### optimization_amd/csrc/stpcg_kernels.inc

```

template <int PRE, bool FROM_SLOTS, int KC = 3, class FOLD = NoFold>
__global__ __launch_bounds__(kBlock) CG_KERNEL_ATTR void CG_UPDATE_NAME(size_t n, CgConst cc, const CgState *__restrict__ st_in,
                                                      CgState *__restrict__ st_out,
                                                      const double *__restrict__ partials_a, int nparts_a,
                                                      const double *__restrict__ slots,
                                                      const double *__restrict__ p,
                                                      const double *__restrict__ Hp,
                                                      const double *__restrict__ pre,
                                                      double *__restrict__ s, double *__restrict__ r,
                                                      double *__restrict__ v,
                                                      double *__restrict__ partials_b, DirGramArgs dg,
                                                      FOLD fold) {
  __shared__ double lds[3 * (kWaves + 1)];
  static_assert(KC >= 3 && KC <= 3 * (kWaves + 1), "3 curvature dots + at most 36 Gram components (p <= 8)");
  CgState cs = load_state(st_in);
  if (cs.mode == CG_DONE) {
    if (blockIdx.x == 0 && threadIdx.x == 0) store_state(st_out, cs);
    return;
  }
  FOLD_STAMP(0);
  const size_t n2 = n >> 1, stride = (size_t)gridDim.x * kBlock;
  const size_t i0 = (size_t)blockIdx.x * kBlock + threadIdx.x;
  auto next_of = [&](size_t i_) -> size_t { return i_ + stride; };
  const size_t ifirst = i0;
  double2 hv0 = make_double2(0, 0), rv0 = hv0;
  constexpr bool kFolded = !std::is_same<FOLD, NoFold>::value;
  auto prefetch_now = [&] {
    if (PRE != PRE_BLOCK3 && ifirst < n2) {
      hv0 = reinterpret_cast<const double2 *>(Hp)[ifirst];
      rv0 = reinterpret_cast<double2 *>(r)[ifirst];
    }
  };
  auto prefetch = [&] {
    if (kFolded && threadIdx.x < 64) return;
    prefetch_now();
  };
  double d[KC];
  if (FROM_SLOTS) {
    prefetch_now();
#pragma unroll
    for (int i = 0; i < KC; ++i) d[i] = slots[i];
  } else {
    reduce_rows<KC>(partials_a, nparts_a, d, lds, prefetch);
    fold_maybe<KC>(d, fold, lds);
    if (kFolded && threadIdx.x < 64) prefetch_now();
    if (!kFolded) FOLD_STAMP(1);
  }
  step_a(cs, cc, d[0], d[1], d[2]);
  if (!kFolded) FOLD_STAMP(5);
  if (blockIdx.x == 0 && threadIdx.x == 0) {
    store_state(st_out, cs);
    if (KC > 3 && cs.mode == CG_RUN) {
#pragma unroll
      for (int i = 0; i < KC - 3; ++i)
        if (i < dg.ns) dg.gdir[i] = dg.gdir[i] + cs.alpha * d[3 + i];
    }
  }

  const int mode = cs.mode;
  double acc[1] = {0};
  if (mode == CG_APPLY_SIGMA) {
    if (!CG_UPDATE_SIGMA) return;
    const double sigma = cs.sigma;
    for (size_t i = i0; i < n2; i += stride) {
      const double2 pv = reinterpret_cast<const double2 *>(p)[i];
      double2 sv = reinterpret_cast<double2 *>(s)[i];
      sv.x += sigma * pv.x; sv.y += sigma * pv.y;
      reinterpret_cast<double2 *>(s)[i] = sv;
    }
    if ((n & 1) && blockIdx.x == 0 && threadIdx.x == 0) s[n - 1] += sigma * p[n - 1];
    return;
  }
  if (mode == CG_KERNEL_PENDING) {
    for (size_t i = i0; i < n2; i += stride) {
      const double2 pv = reinterpret_cast<const double2 *>(p)[i];
      const double2 rv = reinterpret_cast<const double2 *>(r)[i];
      acc[0] += pv.x * rv.x; acc[0] += pv.y * rv.y;
    }
    if ((n & 1) && blockIdx.x == 0 && threadIdx.x == 0) acc[0] += p[n - 1] * r[n - 1];
  } else {
    const double alpha = cs.alpha;
    if (PRE == PRE_BLOCK3) {
      const size_t nb = n / 3;
      for (size_t b = i0; b < nb; b += stride) {
        double rr[3];
#pragma unroll
        for (int c = 0; c < 3; ++c) {
          const size_t i = 3 * b + c;
          rr[c] = r[i] + alpha * Hp[i];
          r[i] = rr[c];
        }
        const double *M = pre + 9 * b;
#pragma unroll
        for (int c = 0; c < 3; ++c) {
          const double vv = M[3 * c] * rr[0] + M[3 * c + 1] * rr[1] + M[3 * c + 2] * rr[2];
          v[3 * b + c] = vv;
          acc[0] += rr[c] * vv;
        }
      }
    } else {
      double2 hv = hv0, rv = rv0;
      for (size_t i = ifirst; i < n2;) {
        const size_t inext = next_of(i);
        double2 hn = hv, rn = rv;
        if (inext < n2) {
          hn = reinterpret_cast<const double2 *>(Hp)[inext];
          rn = reinterpret_cast<double2 *>(r)[inext];
        }
        rv.x += alpha * hv.x; rv.y += alpha * hv.y;
        reinterpret_cast<double2 *>(r)[i] = rv;
        if (PRE != PRE_EXTERNAL) {
          double2 vv = rv;
          if (PRE == PRE_DIAG) {
            const double2 dd = reinterpret_cast<const double2 *>(pre)[i];
            vv.x = dd.x * rv.x; vv.y = dd.y * rv.y;
            reinterpret_cast<double2 *>(v)[i] = vv;
          }
          acc[0] += rv.x * vv.x; acc[0] += rv.y * vv.y;
        }
        i = inext; hv = hn; rv = rn;
      }
      if ((n & 1) && blockIdx.x == 0 && threadIdx.x == 0) {
        const size_t i = n - 1;
        const double rv = r[i] + alpha * Hp[i];
        r[i] = rv;
        if (PRE != PRE_EXTERNAL) {
          double vv = rv;
          if (PRE == PRE_DIAG) { vv = pre[i] * rv; v[i] = vv; }
          acc[0] += rv * vv;
        }
      }
    }
    if (PRE == PRE_EXTERNAL) return;
  }
  block_partials_store<1>(acc, lds, partials_b);
  FOLD_STAMP(6);
}
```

» Work task: Every line of the material that includes the word "kWaves" needs to be copied.

» Solution for this problem:
  __shared__ double lds[3 * (kWaves + 1)];
  static_assert(KC >= 3 && KC <= 3 * (kWaves + 1), "3 curvature dots + at most 36 Gram components (p <= 8)");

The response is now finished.